Type definitions in Scala

Question

I have a Scala pre-examination question which I cannot get through. Probably someone could help.

Does the expression on the right conforms to the declared type, and why?

(a) val x1: B => D = (b: A) => new D

(b) val x2: A => C => D = (a: A) => (b: D) => new C

(c) val x3: (D => B) => A = (db: D => A) => new B

The class hierarchy:

class A

class B extends A

class C

class D extends C

Answer 1

Mb there is an answer, which has more information then needed.

• when we write T => F -- it means a function type, sugar for a trait Function1[-P, +R] { def apply(p: P): R }

• when we write (t: T) => new F it means a lambda function, which has a type T => F, or (alias, sugar) Function1[T, F], as you can notice t is an application argument.

• we have relations on types, one of them is sub typing, so you need an explanation of function sub typing in this task.

Let's consider why code, provided here by @ChrisMartin, compiling.

So function, is a trait:

trait Function1[-P, +R] {
  def apply(p: P): R
}  

That means that function is contravariant (+) by argument and covariant (-) by result.

Let F: P → R, p ∈ P => F(p) ∈ R, and let F' : P' → R' : P' ⊃ P, R' ⊂ R'. Then, p ∈ P => p ∈ P' => F'(p) ∈ R'=> F'(p) ∈ R.

That means that F' function is a special case of F function on its domain.
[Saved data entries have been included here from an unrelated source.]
#ifdef VMP_DEBUG_TS
    asm volatile("" :: "v"(xr[0]), "v"(pv[0]), "v"(pch.x), "v"(Bsm[0][0]));
    asm volatile("s_waitcnt vmcnt(0)" ::: "memory");
#endif
    PASS_TS(1);
    for (long long row0 = lo; row0 < hi; row0 += TR) {
        const int trows = (hi - row0 < TR) ? (int)(hi - row0) : TR;
        {
            const bool valid = row0 + lane < hi;
            float xs[2 * DP];
#pragma unroll
            for (int j = 0; j < 2 * DP; ++j) xs[j] = (valid && j < D) ? xr[j < D ? j : 0] - pv[j < D ? j : 0] : 0.f;
#pragma unroll
            for (int j = 0; j < D; ++j) xl[j * LS + ppos] = xs[j];
            unsigned th[4] = {0u, 0u, 0u, 0u}, tm[4] = {0u, 0u, 0u, 0u}, tl[4] = {0u, 0u, 0u, 0u};
#pragma unroll
            for (int q = 0; q < DP; ++q) {
                unsigned t3[3];
                split_bf16<3>(v2f{xs[2 * q], xs[2 * q + 1]}, t3);
                th[q] = t3[0]; tm[q] = t3[1]; tl[q] = t3[2];
            }
            *reinterpret_cast<u32x4*>(ai + lane * AIS) = u32x4{th[0], th[1], th[2], th[3]};
            *reinterpret_cast<u32x4*>(ai + lane * AIS + 4) = u32x4{tm[0], tm[1], tm[2], tm[3]};
            *reinterpret_cast<u32x4*>(ai + lane * AIS + 8) = u32x4{tl[0], tl[1], tl[2], tl[3]};
            *reinterpret_cast<u32x4*>(ai + lane * AIS + 20) = u32x4{th[0], th[1], th[0], th[1]};
            *reinterpret_cast<u32x4*>(ai + lane * AIS + 24) = u32x4{tm[0], tm[1], th[0], th[1]};
            *reinterpret_cast<u32x4*>(ai + lane * AIS + 28) = u32x4{tl[0], tl[1], tm[0], tm[1]};
            const long long n2 = row0 + TR + lane;
#pragma unroll
            for (int j = 0; j < D; ++j) xr[j] = 0.f;
            if (n2 < hi) load_row<D>(a.x + n2 * D, xr, vec);
        }
        __builtin_amdgcn_wave_barrier();

        const long long tbase = (row0 + kk) * K + i16;
#pragma unroll 1
        for (int n0 = 0; n0 < trows; n0 += 32) {
            const bool full = (K == 16) && (n0 + 32 <= trows);
            auto body = [&](auto full_c) __attribute__((always_inline)) {
            constexpr bool FULL = decltype(full_c)::value;
            unsigned As[3][4], Bs[FT][3][4];
            auto subtile = [&](auto jj_c) __attribute__((always_inline)) {
                constexpr int jj = decltype(jj_c)::value;
                const int n16 = n0 + 16 * jj;
                if (!FULL && n16 >= trows) {
                    if constexpr (STATS) {
#pragma unroll
                        for (int t = 0; t < 3; ++t) {
                            As[t][2 * jj] = 0u; As[t][2 * jj + 1] = 0u;
#pragma unroll
                            for (int ft = 0; ft < FT; ++ft) { Bs[ft][t][2 * jj] = 0u; Bs[ft][t][2 * jj + 1] = 0u; }
                        }
                    }
                    return;
                }
                f32x4 y[D];
                {
                    const bf16x8 a3 = __builtin_bit_cast(bf16x8, *reinterpret_cast<const u32x4*>(ai + n16 * AIS + offA3));
#pragma unroll
                    for (int i = 0; i < NS; ++i)
                        y[i] = __builtin_amdgcn_mfma_f32_16x16x32_bf16(a3, __builtin_bit_cast(bf16x8, Bsm[i]), f32x4{0.f, 0.f, 0.f, 0.f}, 0, 0, 0);
                }
                if constexpr (NB > 0) {
                    const bf16x8 a1 = __builtin_bit_cast(bf16x8, *reinterpret_cast<const u32x4*>(ai + n16 * AIS + offA1));
                    const bf16x8 a2 = __builtin_bit_cast(bf16x8, *reinterpret_cast<const u32x4*>(ai + n16 * AIS + offA2));
#pragma unroll
                    for (int i = 0; i < NB; ++i)
                        y[4 + i] = __builtin_amdgcn_mfma_f32_16x16x32_bf16(a1, __builtin_bit_cast(bf16x8, B1[i]), f32x4{0.f, 0.f, 0.f, 0.f}, 0, 0, 0);
#pragma unroll
                    for (int i = 0; i < NB; ++i)
                        y[4 + i] = __builtin_amdgcn_mfma_f32_16x16x32_bf16(a2, __builtin_bit_cast(bf16x8, B2[i]), y[4 + i], 0, 0, 0);
                }
                f32x4 q4 = y[0] * y[0], q4b = f32x4{0.f, 0.f, 0.f, 0.f};
#pragma unroll
                for (int i = 1; i < D; ++i) {
                    if (i & 1) q4b = __builtin_elementwise_fma(y[i], y[i], q4b);
                    else q4 = __builtin_elementwise_fma(y[i], y[i], q4);
                }
                q4 += q4b;
                v2f lg[2], uu[2], rr[2], w[2];
#pragma unroll
                for (int h = 0; h < 2; ++h) {
                    const v2f qh = v2f{q4[2 * h], q4[2 * h + 1]};
                    lg[h] = pk_const_minus_scaled(qh, pch);
                    if constexpr (SMM) uu[h] = v2f{pua * __builtin_amdgcn_rcpf(qh.x + pub), pua * __builtin_amdgcn_rcpf(qh.y + pub)};
                }
#pragma unroll
                for (int h = 0; h < 2; ++h) {
                    const v2f mx = row16_max2(lg[h]);
                    lg[h] = v2f{__builtin_amdgcn_exp2f(lg[h].x - mx.x), __builtin_amdgcn_exp2f(lg[h].y - mx.y)};
                    const v2f ssum = row16_sum2(lg[h]);
                    v2f inv = v2f{__builtin_amdgcn_rcpf(ssum.x), __builtin_amdgcn_rcpf(ssum.y)};
                    if constexpr (!FULL) {
                        const bool va = row0 + n16 + 8 * h + kk < hi, vb = row0 + n16 + 8 * h + 4 + kk < hi;
                        inv = v2f{va ? inv.x : 0.f, vb ? inv.y : 0.f};
                    }
                    rr[h] = lg[h] * inv;
                    w[h] = SMM ? rr[h] * uu[h] : rr[h];
                }
#pragma unroll
                for (int v = 0; v < 4; ++v) {
                    const float rv = rr[v >> 1][v & 1];
                    if constexpr (FULL) {
                        float* __restrict__ ro = a.r_out + tbase + (long long)(n16 + 4 * v) * 16;
                        __builtin_nontemporal_store(rv, ro);
                        if constexpr (SMM) __builtin_nontemporal_store(uu[v >> 1][v & 1], a.u_out + tbase + (long long)(n16 + 4 * v) * 16);
                        if (a.logr_out) a.logr_out[tbase + (long long)(n16 + 4 * v) * 16] = logf(rv);
                    } else {
                        const bool sv = (row0 + n16 + 4 * v + kk < hi) && i16 < K;
                        const long long o = tbase + (long long)(n16 + 4 * v) * K;
                        if (sv) {
                            a.r_out[o] = rv;
                            if constexpr (SMM) a.u_out[o] = uu[v >> 1][v & 1];
                            if (a.logr_out) a.logr_out[o] = logf(rv);
                        }
                    }
                }
                if constexpr (STATS) {
                    unsigned t3[3];
#pragma unroll
                    for (int h = 0; h < 2; ++h) {
                        split_bf16<MT>(w[h], t3);
#pragma unroll
                        for (int t = 0; t < 3; ++t) As[t][2 * jj + h] = t3[t];
                    }
                    if constexpr (SMM) nsum += (rr[0].x + rr[0].y) + (rr[1].x + rr[1].y);
#pragma unroll
                    for (int ft = 0; ft < FT; ++ft) {
                        const f32x4 fa = *reinterpret_cast<const f32x4*>(&xl[offA[ft] + n16]);
                        const f32x4 fb = *reinterpret_cast<const f32x4*>(&xl[offB[ft] + n16]);
                        const f32x4 pr = fa * fb;
#pragma unroll
                        for (int h = 0; h < 2; ++h) {
                            split_bf16<MT>(v2f{pr[2 * h], pr[2 * h + 1]}, t3);
#pragma unroll
                            for (int t = 0; t < 3; ++t) Bs[ft][t][2 * jj + h] = t3[t];
                        }
                    }
                }
            };
            using std::integral_constant;
            subtile(integral_constant<int, 0>{});
            subtile(integral_constant<int, 1>{});

            if constexpr (STATS) {
                bf16x8 b[FT][3];
#pragma unroll
                for (int ft = 0; ft < FT; ++ft)
#pragma unroll
                    for (int t = 0; t < 3; ++t)
                        b[ft][t] = __builtin_bit_cast(bf16x8, u32x4{Bs[ft][t][0], Bs[ft][t][1], Bs[ft][t][2], Bs[ft][t][3]});
                bf16x8 av[3];
#pragma unroll
                for (int t = 0; t < 3; ++t) av[t] = __builtin_bit_cast(bf16x8, u32x4{As[t][0], As[t][1], As[t][2], As[t][3]});
#pragma unroll
                for (int ta = 0; ta < MT; ++ta) {
#pragma unroll
                    for (int tb = 0; tb + ta < MT; ++tb) {
#pragma unroll
                        for (int ft = 0; ft < FT; ++ft) {
                            if (ta + tb == 0) acc[0][ft] = __builtin_amdgcn_mfma_f32_16x16x32_bf16(av[ta], b[ft][tb], acc[0][ft], 0, 0, 0);
                            else acs[0][ft] = __builtin_amdgcn_mfma_f32_16x16x32_bf16(av[ta], b[ft][tb], acs[0][ft], 0, 0, 0);
                        }
                    }
                }
            }
            };
            if (full) body(std::integral_constant<bool, true>{});
            else body(std::integral_constant<bool, false>{});
        }

        if constexpr (STATS) {
            if (((row0 - lo) / TR) % VMP_MOM_FLUSH == VMP_MOM_FLUSH - 1 || row0 + TR >= hi) {
#pragma unroll
                for (int c = 0; c < 4; ++c) {
#pragma unroll
                    for (int ft = 0; ft < FT; ++ft) dacc[0][ft][c] += (double)acc[0][ft][c] + (double)acs[0][ft][c];
                }
                if constexpr (SMM) { dnl += (double)nsum; nsum = 0.f; }
#pragma unroll
                for (int ft = 0; ft < FT; ++ft) { acc[0][ft] = f32x4{0.f, 0.f, 0.f, 0.f}; acs[0][ft] = f32x4{0.f, 0.f, 0.f, 0.f}; }
            }
        }
        __builtin_amdgcn_wave_barrier();
    }

    PASS_TS(2);
    if constexpr (STATS && SMM) {
        double tot = dnl;
        {
            int lo = __double2loint(tot), hi = __double2hiint(tot);
            tot += __hiloint2double(__shfl_xor(hi, 32), __shfl_xor(lo, 32));
            lo = __double2loint(tot); hi = __double2hiint(tot);
            tot += __hiloint2double(__shfl_xor(hi, 16), __shfl_xor(lo, 16));
        }
#pragma unroll
        for (int c = 0; c < 4; ++c) {
            const int src = 4 * kk + c;
            const int lo = __shfl(__double2loint(tot), src), hi = __shfl(__double2hiint(tot), src);
            dn[0][c] = __hiloint2double(hi, lo);
        }
    }
    if constexpr (STATS) pass_epilogue<D, 1, FLAV>(a, smem, dacc, dn, lane, wave, nw);
}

In other words some function from a super type of P to the sub type of R is a subtype of function from P to R.

In your examples:

• B => D is a more general function then A => D (A is a super type of B) (check: implicitly[(A => D) <:< (B => D)])
• A => C => D is a more specific function then A => D => C (check: implicitly[(A => C => D) <:< (A => D => C)])
• (D => B) => A is a more general function then (D => A) => B (check: implicitly[((D => A) => B) <:< ((D => B) => A)])

Answer 2

You don't need us for this. Just paste the code into the REPL.

scala> class A
defined class A

scala> class B extends A
defined class B

scala> class C
defined class C

scala> class D extends C
defined class D

scala> val x1: B => D = (b: A) => new D
x1: B => D = <function1>

scala> val x2: A => C => D = (a: A) => (b: D) => new C
<console>:10: error: type mismatch;
 found   : C
 required: D
       val x2: A => C => D = (a: A) => (b: D) => new C
                                                 ^

scala> val x3: (D => B) => A = (db: D => A) => new B
x3: (D => B) => A = <function1>

Answer 3

I guess that there is no correct expression amongst them.